In accordance with the literature, mild OI cases in our cohort were caused both by quantitative and qualitative defects in type I collagen defects (Forlino and Marini, 2016). Although mild form of OI was generally caused by mutations in COL1A1 and COL1A2 (Bardai et al., 2016), we observed four patients without suspicious variants detected in type I collagen, where no record of extraskeletal features was known to us. No correlation was observed between the variant position and clinical manifestations, since mutations associated with mild to severe OI types were dispersed throughout the genomic loci of COL1A1 and COL1A2. Interestingly, a frequent variant detected in Chinese patients (c. 2299G > A; p.Gly767Ser in COL1A1) (Xi et al., 2021) was also identified in our cohort. Another hotspot (c. 2461G > A; p.Gly821Ser in COL1A1) was present in 8 patients (belonging to five unrelated families). Interestingly, remarkable phenotypic variability ranging from moderate to severe was observed among individuals bearing this variant (Supplementary Figure S4). It was recently suggested that haploinsufficiency in familial cases may cause similar features, whereas structural abnormality results in higher phenotypic variability (Zhytnik et al., 2020).
Obtaining a precise diagnosis of OI in different populations expands the understanding of molecular basis in OI and improves the personalized care. Notably, no nonsense variants were identified in COL1A2 loci, consistent with a previous study in Chinese OI cohort (Li L. et al., 2019). This bias may originate from the composition proportion of the heterotrimer (two α1 and one α2 chains), suggesting a significant difference between COL1A1 and COL1A2 where a decreased amount of the α2 chain causes minor interruption of type I collagen (Rauch et al., 2010). The proportion of missense mutations in COL1A1 in our study was lower than reports in India (85.7%), Vietnam (67.6%), and Sweden (60.9%) (Stephen et al., 2014; Lindahl et al., 2015; Ho Duy et al., 2016), but was still the dominant variant in the spectrum. Two patients were found harboring compound mutations of COL1A1 and COL1A2. One of them with two known pathogenic variants (c.590G > A in COL1A1 and c. 650G > A in COL1A2) displayed severe phenotypes (type III), while the other patient with two novel variants (c.4918G > C in COL1A1 and c.2943delT in COL1A2) showed moderate features (type IV). The variant c.2943delT in COL1A2 was considered as the likely pathogenic factor because it was inherited from his father with OI, while the mutation c. 4918 G > C in COL1A1 was considered as variant of uncertain significance (VUS) that requires further validation. In our study, we only identified a homozygous mutation in COL1A1 (c. 3803A > T; p. Asp1268Val) leading to embryonic lethality, which was not found in the variants involved in the lethal outcome (Maioli et al., 2019). On the other hand, a lethal mutation in the same Italian cohort was found recurrent in our spectrum, which may further reveal the genetic heterogeneity among different ethnic populations.

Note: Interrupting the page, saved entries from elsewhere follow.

# rafaelhuntstokes/bayesian_optimisation

Measured on AMD Instinct MI355X. Metric: candidate acquisitions/sec, higher is better.
Workload: dtype f64

## Files before the change

bayesian_optimisation_amd/_lib.py:

```python
from __future__ import annotations

import ctypes as C
import os

_HERE = os.path.dirname(os.path.abspath(__file__))
LIB_PATH = os.environ.get("GPBO_LIB") or os.path.join(_HERE, "libgpbo.so")

GPBO_OK = 0
ACQ_LCB = 0
ACQ_EI = 1
NPAD = 128
CHUNK_GRANULE = 512
MAX_D = 16
MAX_D_ANY = 1024
I8_MAX_N = 16384
BATCH_MAX_Q = 64
FANTASY_BELIEVER = 0
FANTASY_LIE = 1
REFINE_MAX_P = 4096
TS_MAX_PATHS = 64
TS_MAX_FEATURES = 16384
HYPER_MEAN = 1
HYPER_SCALE = 2
HYPER_CELLS_MAX_N = 64
# ... 48 lines not shown
    "gpbo_qei_workspace_bytes": (_i64, [_i64, _i64, _i64]),
    "gpbo_posterior_qei_f64": (C.c_int, [_p, _i64, _p, _i64, _i64, _i32, _p, _p, _p, _f64, _f64, _f64, _p, _i32, _i64,
                                         _i64, _p, _p, _p, _i64, _p, _p]),
    "gpbo_padded_n_f32": (_i64, [_i64]),
    "gpbo_prepare_f32": (C.c_int, [_p, _p, _i64, _p, _p, _i64, _p]),
    "gpbo_posterior_workspace_bytes_f32": (_i64, [_i64, _i64, _i64]),
    "gpbo_posterior_acq_f32": (C.c_int, [_p, _i64, _p, _i64, _i64, _i32, _p, _p, _p, _f64, _i32, _f64, _f64, _f64,
                                         _i64, _i64, _p, _p, _p, _p, _p, _p, _i64, _p, _p]),
    "gpbo_prepare_i8_bytes": (_i64, [_i64]),
    "gpbo_prepare_i8": (C.c_int, [_p, _i64, _p, _i64, _p]),
    "gpbo_posterior_workspace_bytes_i8": (_i64, [_i64, _i64, _i64]),
    "gpbo_posterior_acq_i8": (C.c_int, [_p, _i64, _p, _i64, _i64, _i32, _p, _p, _p, _f64, _i32, _f64, _f64, _i64, _i64,
                                        _p, _p, _p, _p, _p, _p, _i64, _p, _p]),
    "gpbo_posterior_acq_i8c": (C.c_int, [_p, _i64, _p, _i64, _i64, _i32, _p, _p, _p, _f64, _i32, _f64, _f64, _i64, _i64,
                                         _p, _p, _p, _p, _p, _p, _i64, _p, _p]),
    "gpbo_posterior_prefix_f64": (C.c_int, [_p, _i64, _p, _i64, _i64, _i32, _p, _p, _p, _f64, _i32, _f64, _f64, _i64, _i64,
                                            _i64, _p, _p, _p, _p, _p, _i64, _p, _p]),
    "gpbo_bound_select_f64": (C.c_int, [_p, _i64, _p, _p, _i64, _i64, _i32, _p, _p, _p, _f64, _i32, _f64, _f64, _i64,
                                        _i64, _i64, _i64, _i64, _p, _p, _p, _i64, _p]),
    "gpbo_fps_order_workspace_bytes": (_i64, [_i64]),
    "gpbo_fps_order_f64": (C.c_int, [_p, _p, _i64, _i32, _p, _i64, _p, _p, _p, _p, _i64, _p]),
    "gpbo_fps_order_status": (C.c_int, [_p, _i64, _p, _p]),
    "gpbo_rescore_workspace_bytes": (_i64, [_i64, _i64, _i64]),
    "gpbo_rescore_f64": (C.c_int, [_p, _i64, _p, _p, _p, _i64, _i64, _i32, _p, _p, _p, _f64, _i32, _f64, _f64, _i64,
                                   _f64, _i64, _i64, _i64, _p, _p, _p, _i64, _p]),
    "gpbo_batch_workspace_bytes": (_i64, [_i64, _i64, _i32]),
    "gpbo_select_batch_f64": (C.c_int, [_p, _i64, _p, _i64, _i64, _i32, _p, _p, _p, _f64, _f64, _f64, _i32, _f64, _f64, _i32,
                                        _i32, _f64, _p, _p, _i64, _p, _p, _p, _p, _p, _i64, _p]),
    "gpbo_select_batch_host_f64": (C.c_int, [_p, _p, _i64, _i32, _p, _f64, _f64, _p, _i64, _i32, _f64, _f64, _i64, _i32, _i32,
                                             _f64, _p, _p, _p, _p, _p, _p]),
    "gpbo_posterior_grad_workspace_bytes": (_i64, [_i64, _i64]),
    "gpbo_posterior_grad_f64": (C.c_int, [_p, _i64, _p, _i64, _i64, _i32, _p, _p, _p, _f64, _i32, _f64, _f64, _p, _p, _p, _p, _p,
                                          _p, _p, _i64, _p]),
    "gpbo_refine_workspace_bytes": (_i64, [_i64, _i64]),
    "gpbo_refine_f64": (C.c_int, [_p, _i64, _p, _p, _p, _i64, _i64, _i32, _p, _p, _p, _f64, _i32, _f64, _f64, _i32, _f64, _p, _p,
                                  _p, _p, _p, _p, _i64, _p]),
    "gpbo_refine_host_f64": (C.c_int, [_p, _p, _i64, _i32, _p, _f64, _f64, _p, _i64, _p, _p, _i32, _f64, _f64, _i32, _f64, _p, _p,
                                       _p, _p, _p, _p]),
    "gpbo_thompson_weights_workspace_bytes": (_i64, [_i64, _i32, _i32]),
    "gpbo_thompson_weights_f64": (C.c_int, [_p, _p, _i64, _i64, _i32, _p, _p, _f64, _f64, _p, _p, _p, _p, _i32, _i32, _p, _p, _i64,
                                            _p]),
    "gpbo_thompson_paths_workspace_bytes": (_i64, [_i64, _i64, _i32, _i32]),
    "gpbo_thompson_paths_f64": (C.c_int, [_p, _i64, _p, _i64, _i64, _i32, _p, _p, _p, _p, _p, _i32, _i32, _i64, _p, _i64, _p, _p,
                                          _p, _p, _i64, _p]),
    "gpbo_thompson_host_f64": (C.c_int, [_p, _p, _i64, _i32, _p, _f64, _f64, _p, _i64, _p, _p, _p, _p, _i32, _i32, _p, _p, _p, _p,
                                         _p]),
# ... 119 lines not shown
```

bayesian_optimisation_amd/csrc/rescore.hip:

```cpp
#include "gpbo_internal.h"

#include <limits>

namespace {

constexpr int SB = 256;

__device__ __forceinline__ void bounds(int kind, double mu, double var, double tau, double p0, double p1, double &lo,
                                       double &hi) {
    const double a = fabs(var);
    const double s_lo = sqrt(fmax(a - tau, 0.0)), s_hi = sqrt(a + tau);
    const double a_lo = gpbo_acquisition(kind, mu, s_lo, p0, p1);
    const double a_hi = gpbo_acquisition(kind, mu, s_hi, p0, p1);
    lo = (a_hi < a_lo) ? a_hi : a_lo;
    hi = (a_hi < a_lo) ? a_lo : a_hi;
}

__global__ __launch_bounds__(SB) void screen_lo_kernel(const double *__restrict__ mu, const double *__restrict__ var,
                                                       int64_t M, double tau, int kind, double p0, double p1,
                                                       double *__restrict__ part) {
    __shared__ double s_val[SB / 64];
    double best = -std::numeric_limits<double>::infinity();
    for (int64_t c = (int64_t)blockIdx.x * SB + threadIdx.x; c < M; c += (int64_t)gridDim.x * SB) {
        double lo, hi;
// ... 35 lines not shown
    const int lane = threadIdx.x & 63;
    const int64_t step = (int64_t)gridDim.x * SB;
    const int64_t cmax = (M + step - 1) / step * step;
    for (int64_t c = (int64_t)blockIdx.x * SB + threadIdx.x; c < cmax; c += step) {
        bool keep = false;
        if (c < M) {
            double lo, hi;
            bounds(kind, mu[c], var[c], tau, p0, p1, lo, hi);
            keep = !(hi < thr) || (c % stride) == 0;
        }
        const unsigned long long m = __ballot(keep);
        if (m) {
            unsigned long long base = 0;
            if (lane == 0) base = atomicAdd(count, (unsigned long long)__popcll(m));
            base = __shfl(base, 0);
            if (keep) {
                const unsigned long long pos = base + __popcll(m & ((1ull << lane) - 1ull));
                if ((int64_t)pos < cap) list[pos] = c;
            }
        }
    }
}

__global__ __launch_bounds__(SB) void bound_select_kernel(const double *__restrict__ ub, int64_t M, double thr, double slack,
                                                          int64_t stride, int64_t *__restrict__ list, int64_t cap,
                                                          unsigned long long *__restrict__ count) {
    __shared__ unsigned s_cnt[SB];
    __shared__ unsigned long long s_base;
    const int64_t step = (int64_t)gridDim.x * SB;
    unsigned mine = 0;
    for (int64_t c = (int64_t)blockIdx.x * SB + threadIdx.x; c < M; c += step)
        mine += (!(ub[c] + slack < thr) || (c % stride) == 0) ? 1u : 0u;
    s_cnt[threadIdx.x] = mine;
    __syncthreads();
    if (threadIdx.x == 0) {
        unsigned tot = 0;
        for (int t = 0; t < SB; ++t) { const unsigned v = s_cnt[t]; s_cnt[t] = tot; tot += v; }
        s_base = tot ? atomicAdd(count, (unsigned long long)tot) : 0ull;
    }
    __syncthreads();
    if (!list || !mine) return;
    unsigned long long pos = s_base + s_cnt[threadIdx.x];
    for (int64_t c = (int64_t)blockIdx.x * SB + threadIdx.x; c < M; c += step)
        if (!(ub[c] + slack < thr) || (c % stride) == 0) {
            if ((int64_t)pos < cap) list[pos] = c;
            ++pos;
        }
}

__global__ __launch_bounds__(SB) void bound_minmax_kernel(const double *__restrict__ ub, int64_t M, double *__restrict__ part) {
    __shared__ double s_hi[SB / 64], s_lo[SB / 64];
    double hi = -std::numeric_limits<double>::infinity(), lo = std::numeric_limits<double>::infinity();
    for (int64_t c = (int64_t)blockIdx.x * SB + threadIdx.x; c < M; c += (int64_t)gridDim.x * SB) {
        const double v = ub[c];
        if (v > hi) hi = v;
        if (v < lo) lo = v;
    }
#pragma unroll
    for (int off = 1; off < 64; off <<= 1) {
        hi = fmax(hi, __shfl_xor(hi, off));
        lo = fmin(lo, __shfl_xor(lo, off));
    }
    if ((threadIdx.x & 63) == 0) { s_hi[threadIdx.x >> 6] = hi; s_lo[threadIdx.x >> 6] = lo; }
    __syncthreads();
    if (threadIdx.x == 0) {
        for (int w = 1; w < SB / 64; ++w) { hi = fmax(hi, s_hi[w]); lo = fmin(lo, s_lo[w]); }
        part[blockIdx.x] = hi;
        part[gridDim.x + blockIdx.x] = lo;
    }
}

__global__ __launch_bounds__(SB) void bound_minmax_finish_kernel(const double *__restrict__ part, int n, double *__restrict__ out2) {
    __shared__ double s_hi[SB / 64], s_lo[SB / 64];
    double hi = -std::numeric_limits<double>::infinity(), lo = std::numeric_limits<double>::infinity();
    for (int i = threadIdx.x; i < n; i += SB) { hi = fmax(hi, part[i]); lo = fmin(lo, part[n + i]); }
#pragma unroll
    for (int off = 1; off < 64; off <<= 1) {
        hi = fmax(hi, __shfl_xor(hi, off));
        lo = fmin(lo, __shfl_xor(lo, off));
    }
    if ((threadIdx.x & 63) == 0) { s_hi[threadIdx.x >> 6] = hi; s_lo[threadIdx.x >> 6] = lo; }
    __syncthreads();
    if (threadIdx.x == 0) {
        for (int w = 1; w < SB / 64; ++w) { hi = fmax(hi, s_hi[w]); lo = fmin(lo, s_lo[w]); }
        out2[0] = hi;
        out2[1] = lo;
    }
}

__global__ __launch_bounds__(SB) void bound_refine_kernel(const double *__restrict__ ub2, const int64_t *__restrict__ list,
                                                          int64_t K, double thr, double slack, int64_t *__restrict__ list_out,
                                                          unsigned long long *__restrict__ count) {
    const int lane = threadIdx.x & 63;
    const int64_t step = (int64_t)gridDim.x * SB;
    const int64_t imax = (K + step - 1) / step * step;
    for (int64_t i = (int64_t)blockIdx.x * SB + threadIdx.x; i < imax; i += step) {
        const bool keep = i < K && !(ub2[i] + slack < thr);
        const unsigned long long m = __ballot(keep);
        if (m) {
            unsigned long long base = 0;
            if (lane == 0) base = atomicAdd(count, (unsigned long long)__popcll(m));
            base = __shfl(base, 0);
            if (keep) list_out[base + __popcll(m & ((1ull << lane) - 1ull))] = list[i];
        }
    }
}

__global__ __launch_bounds__(SB) void gather_rows_kernel(const double *__restrict__ Xs, int d, const int64_t *__restrict__ list,
                                                         int64_t K, double *__restrict__ out) {
    const int64_t e = (int64_t)blockIdx.x * SB + threadIdx.x;
    if (e >= K * d) return;
    const int64_t i = e / d;
    out[e] = Xs[list[i] * d + (e - i * d)];
}

// ... 28 lines not shown
        err = fmax(err, __shfl_xor(err, off));
        nans += __shfl_xor(nans, off);
    }
    const int w = threadIdx.x >> 6;
    if ((threadIdx.x & 63) == 0) { s_err[w] = err; s_nan[w] = nans; }
    gpbo_argmax_post(bv, bi, threadIdx.x & 63, w, s_val, s_idx);
    __syncthreads();
    if (threadIdx.x == 0) {
        gpbo_argmax_fold(s_val, s_idx, SB / 64, bv, bi);
        for (int q = 1; q < SB / 64; ++q) {
            err = fmax(err, s_err[q]);
            nans += s_nan[q];
        }
        out->res.best_val = bv;
        out->res.best_idx = bi;
        out->res.nan_count = (int64_t)nans;
        out->res.reserved = 0;
        out->err_max = err;
        out->pad = 0.0;
    }
}

struct RescoreLayout {
    int64_t part_off, L_off, count_off, list_off, rows_off, mu_off, sig_off, acq_off, out_off, post_off, post_bytes, total;
};

constexpr int SCREEN_BLOCKS = 1024;

RescoreLayout rescore_layout(int64_t Np, int64_t cap, int64_t chunk64) {
    RescoreLayout L;
    int64_t off = 0;
    L.part_off = off; off += align_up((int64_t)sizeof(double) * SCREEN_BLOCKS, 256);
    L.L_off = off; off += 256;
    L.count_off = off; off += 256;
    L.out_off = off; off += 256;
    L.list_off = off; off += align_up((int64_t)sizeof(int64_t) * cap, 256);
    L.rows_off = off; off += align_up((int64_t)sizeof(double) * cap * GPBO_MAX_D, 256);
    L.mu_off = off; off += align_up((int64_t)sizeof(double) * cap, 256);
    L.sig_off = off; off += align_up((int64_t)sizeof(double) * cap, 256);
    L.acq_off = off; off += align_up((int64_t)sizeof(double) * cap, 256);
    L.post_off = off;
    L.post_bytes = gpbo_posterior_workspace_bytes_split(Np, chunk64, cap, GPBO_RESCORE_SPLIT_MAX);
    off += align_up(L.post_bytes, 256);
    L.total = off;
    return L;
}

struct RescoreWork {
    double *part, *Ldev;
    unsigned long long *count;
    RescoreOut *out;
    int64_t *list;
    double *rows, *mu64, *sig64, *acq64;
    void *post;
    int64_t post_bytes;
    RescoreWork(void *work, const RescoreLayout &L) {
        char *w = reinterpret_cast<char *>(work);
        part = reinterpret_cast<double *>(w + L.part_off);
        Ldev = reinterpret_cast<double *>(w + L.L_off);
        count = reinterpret_cast<unsigned long long *>(w + L.count_off);
        out = reinterpret_cast<RescoreOut *>(w + L.out_off);
        list = reinterpret_cast<int64_t *>(w + L.list_off);
        rows = reinterpret_cast<double *>(w + L.rows_off);
        mu64 = reinterpret_cast<double *>(w + L.mu_off);
        sig64 = reinterpret_cast<double *>(w + L.sig_off);
        acq64 = reinterpret_cast<double *>(w + L.acq_off);
        post = w + L.post_off;
        post_bytes = L.post_bytes;
    }
};

bool read_back(void *dst_host, const void *src, size_t bytes, hipStream_t st) {
    return hipMemcpyAsync(dst_host, src, bytes, hipMemcpyDeviceToHost, st) == hipSuccess &&
           hipStreamSynchronize(st) == hipSuccess;
}

int score_list(const double *Xs, const GpModel &gp, const Acquisition &acq, int64_t chunk64, const RescoreWork &W, int64_t K,
               int64_t n_prefix, const DenseOut &dense, void *stream) {
    const int64_t tot = K * gp.d;
    hipLaunchKernelGGL(gather_rows_kernel, dim3((unsigned)((tot + SB - 1) / SB)), dim3(SB), 0, gpbo_stream(stream), Xs,
                       (int)gp.d, W.list, K, W.rows);
    GPBO_CHECK_LAUNCH();
    return gpbo_posterior_acq_f64_split(W.rows, K, gp, acq, 0.0, 0, clamp_chunk(chunk64, K), dense, &W.out->res, W.post,
                                        W.post_bytes, nullptr, GPBO_RESCORE_SPLIT_MAX, n_prefix, stream);
}

}

extern "C" int64_t gpbo_rescore_workspace_bytes(int64_t Np, int64_t cap, int64_t chunk64) {
    if (cap < 1 || gpbo_posterior_workspace_bytes(Np, chunk64, cap) < 0) return GPBO_ERR_ARG;
// ... 59 lines not shown
    stt.fallback = 1;
    *stats_host = stt;
    return GPBO_OK;
}
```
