struct KinParams {
    const double *G;
    int64_t p;
    int64_t ld;
    int64_t loci_per_wg;
    double *slabs;
    int n, T, npad, Tb, nb;
    int split;
    int merged;
    const double *ytil;
    double *spec;
    int k;
    int xcd_spx, npairs, nslab;
    int skip_dead;
    int wq_n[6], wq_first[6];
    int64_t wq_len[6];
};
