template <typename T, int KT>
__global__ __launch_bounds__(64 * KT) void attention_kernel(
    const T* __restrict__ qkv, T* __restrict__ ctx, const int64_t* __restrict__ mask,
    const float* __restrict__ pos_bias, int L, int H, int heads, float scale, float drop_p,
    uint64_t seed) {
  typedef AttnGeom<T> G;
  typedef typename MmaOps<T>::frag_t frag_t;
  constexpr int LP = KT * 32 + 4;
  extern __shared__ __attribute__((aligned(16))) char smem[];
  char* sK = smem;
  T* sVt = (T*)(smem + KT * 32 * G::ROWB);
  float* sM = (float*)(smem + KT * 32 * G::ROWB + 64 * LP * (int)sizeof(T));

  const int h = blockIdx.x % heads;
  const int64_t b = blockIdx.x / heads;
  const int tid = threadIdx.x, nthr = blockDim.x;
  const int64_t ld = 3 * (int64_t)H;
  const T* base = qkv + b * L * ld + h * 64;

  for (int idx = tid; idx < KT * 32 * G::CPR; idx += nthr) {
    const int row = idx / G::CPR, c = idx % G::CPR;
    uint4 kv = make_uint4(0, 0, 0, 0), vv = make_uint4(0, 0, 0, 0);
    if (row < L) {
      kv = *(const uint4*)(base + (int64_t)row * ld + H + c * G::EPC);
      vv = *(const uint4*)(base + (int64_t)row * ld + 2 * H + c * G::EPC);
    }
    *(uint4*)(sK + row * G::ROWB + ((c ^ G::key(row)) << 4)) = kv;
    const T* ve = (const T*)&vv;
#pragma unroll
    for (int e = 0; e < G::EPC; ++e) sVt[(c * G::EPC + e) * LP + row] = ve[e];
  }
  for (int k = tid; k < KT * 32; k += nthr)
    sM[k] = k < L ? (mask[b * L + k] != 0 ? 0.f : kFinfoMin) : -INFINITY;
  __syncthreads();

  const int wave = tid >> 6, lane = tid & 63, half = lane >> 5, l31 = lane & 31;
  const int q0 = wave * 32;
  if (q0 >= L) return;
  const int qrow = (q0 + l31) < L ? (q0 + l31) : (L - 1);

  frag_t qf[G::NKK];
#pragma unroll
  for (int kk = 0; kk < G::NKK; ++kk)
    qf[kk] = *(const frag_t*)(base + (int64_t)qrow * ld + (kk * 2 + half) * G::EPC);

  f32x16_t s[KT];
#pragma unroll
  for (int t = 0; t < KT; ++t) {
#pragma unroll
    for (int r = 0; r < 16; ++r) s[t][r] = 0.f;
    const int row = t * 32 + l31;
    const char* krow = sK + row * G::ROWB;
    const int key = G::key(row);
#pragma unroll
    for (int kk = 0; kk < G::NKK; ++kk) {
      const frag_t a = *(const frag_t*)(krow + (((kk * 2 + half) ^ key) << 4));
      MmaOps<T>::mma(a, qf[kk], s[t]);
    }
  }

  float mx = -INFINITY;
#pragma unroll
  for (int t = 0; t < KT; ++t)
#pragma unroll
    for (int g = 0; g < 4; ++g) {
      const int k0 = t * 32 + 8 * g + 4 * half;
      const f32x4_t mb = *(const f32x4_t*)(sM + k0);
#pragma unroll
      for (int e = 0; e < 4; ++e) {
        float v = s[t][4 * g + e] * scale;
        if (pos_bias) {
          const int kc = (k0 + e) < L ? (k0 + e) : (L - 1);
          v += pos_bias[((int64_t)h * L + qrow) * L + kc];
        }
        v += mb[e];
        s[t][4 * g + e] = v;
        mx = fmaxf(mx, v);
      }
    }
  mx = fmaxf(mx, __shfl_xor(mx, 32, 64));
  float sum = 0.f;
#pragma unroll
  for (int t = 0; t < KT; ++t)
#pragma unroll
    for (int r = 0; r < 16; ++r) {
      const float e = G::exp_(s[t][r] - mx);
      s[t][r] = e;
      sum += e;
    }
  sum += __shfl_xor(sum, 32, 64);
  const float inv = 1.0f / sum;
#pragma unroll
  for (int t = 0; t < KT; ++t)
#pragma unroll
    for (int r = 0; r < 16; ++r) s[t][r] *= inv;
  if (drop_p > 0.f) {
    const AttnDrop dr(drop_p);
#pragma unroll
    for (int t = 0; t < KT; ++t)
#pragma unroll
      for (int g = 0; g < 4; ++g) {
        const uint64_t bits = attn_drop_bits(seed, b, h, heads, L, q0 + l31, (t * 32 + 8 * g + 4 * half) >> 2);
#pragma unroll
        for (int e = 0; e < 4; ++e) s[t][4 * g + e] = attn_drop_keep(bits, e, dr.thresh) ? s[t][4 * g + e] * dr.keep_scale : 0.f;
      }
  }

  f32x16_t o[2];
#pragma unroll
  for (int dt = 0; dt < 2; ++dt)
#pragma unroll
    for (int r = 0; r < 16; ++r) o[dt][r] = 0.f;
#pragma unroll
  for (int t = 0; t < KT; ++t) SlabMma<T>::run(s[t], sVt + l31 * LP + t * 32 + 4 * half, LP, o);

  __syncthreads();
  T* so = (T*)(sK + (size_t)q0 * G::ROWB);
#pragma unroll
  for (int dt = 0; dt < 2; ++dt)
#pragma unroll
    for (int r = 0; r < 16; ++r) {
      const int q = (r & 3) + 8 * (r >> 2) + 4 * half;
      ElemOps<T>::store(so + q * 64 + dt * 32 + l31, o[dt][r]);
    }
  T* out = ctx + (b * L + q0) * H + h * 64;
  constexpr int VPR = G::ROWB / 16;
#pragma unroll
  for (int it = 0; it < 32 * VPR / 64; ++it) {
    const int idx = it * 64 + lane, row = idx / VPR, c = idx % VPR;
    const uint4 v = *(const uint4*)((const char*)so + row * G::ROWB + c * 16);
    if (q0 + row < L) *(uint4*)((char*)(out + (int64_t)row * H) + c * 16) = v;
  }
}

The relationship between the genetic mutations and clinical severity is complex in OI patients. Glycine substitutions and splicing mutations are the dominant variants, leading to structural defects (qualitative) or quantitative change in type I collagen (Forlino and Marini, 2016). Glycine is the only amino acid small enough to fit into the restricted space of the helical centre. Glycine substitutions usually disrupt the helix stability and produce moderate-to-severe phenotypes (Marini et al., 2017), which was corroborated by the unbiased clustering analyses in our study. Splicing variants that cause reading frame shifted and impaired triple helix structures may result in severe phenotypes. Conversely, mutations resulting in premature termination may produce mild phenotypes (Marini et al., 2007), which may explain the different severities in the patients carrying novel splicing variants in our study. The patient with c.805–2A > G in COL1A1 was classified in type III OI, while the patient with c.792+2T > G in COL1A2 displayed type IV features.
Consistent with previous studies, blue sclera was associated with the mild form of OI, while dentinogenesis imperfecta was detected more in patients with moderate-to-severe features, suggesting the similarity of dentin and bone with regard to the composition in the extracellular matrix (Figure 2C) (Bardai et al., 2016; Li L. et al., 2019; Higuchi et al., 2021). Hearing loss, a common secondary feature of OI with mixed conductive and sensorineural deficiency, often develops between the second and fourth decades of adult patients (Hald et al., 2018). In the current study, only two probands encountered hearing loss, with much lower proportion than those reported in Chinese (7.5%) and European (24%) populations (Hald et al., 2018; Xi et al., 2021), which may be explained by the majority of paediatric patients in our cohort. Furthermore, four individuals presented with hearing impairment in adolescence and young adulthood, but the number of cases was insufficient for the assessment of genotypic associations (Higuchi et al., 2021). Consistently, the height of OI patients, particularly in the severe forms, was significantly lower than that of the normal population (Bardai et al., 2016; Li L.-J. et al., 2019), while there was no difference between patients with mutations in COL1A1 and COL1A2.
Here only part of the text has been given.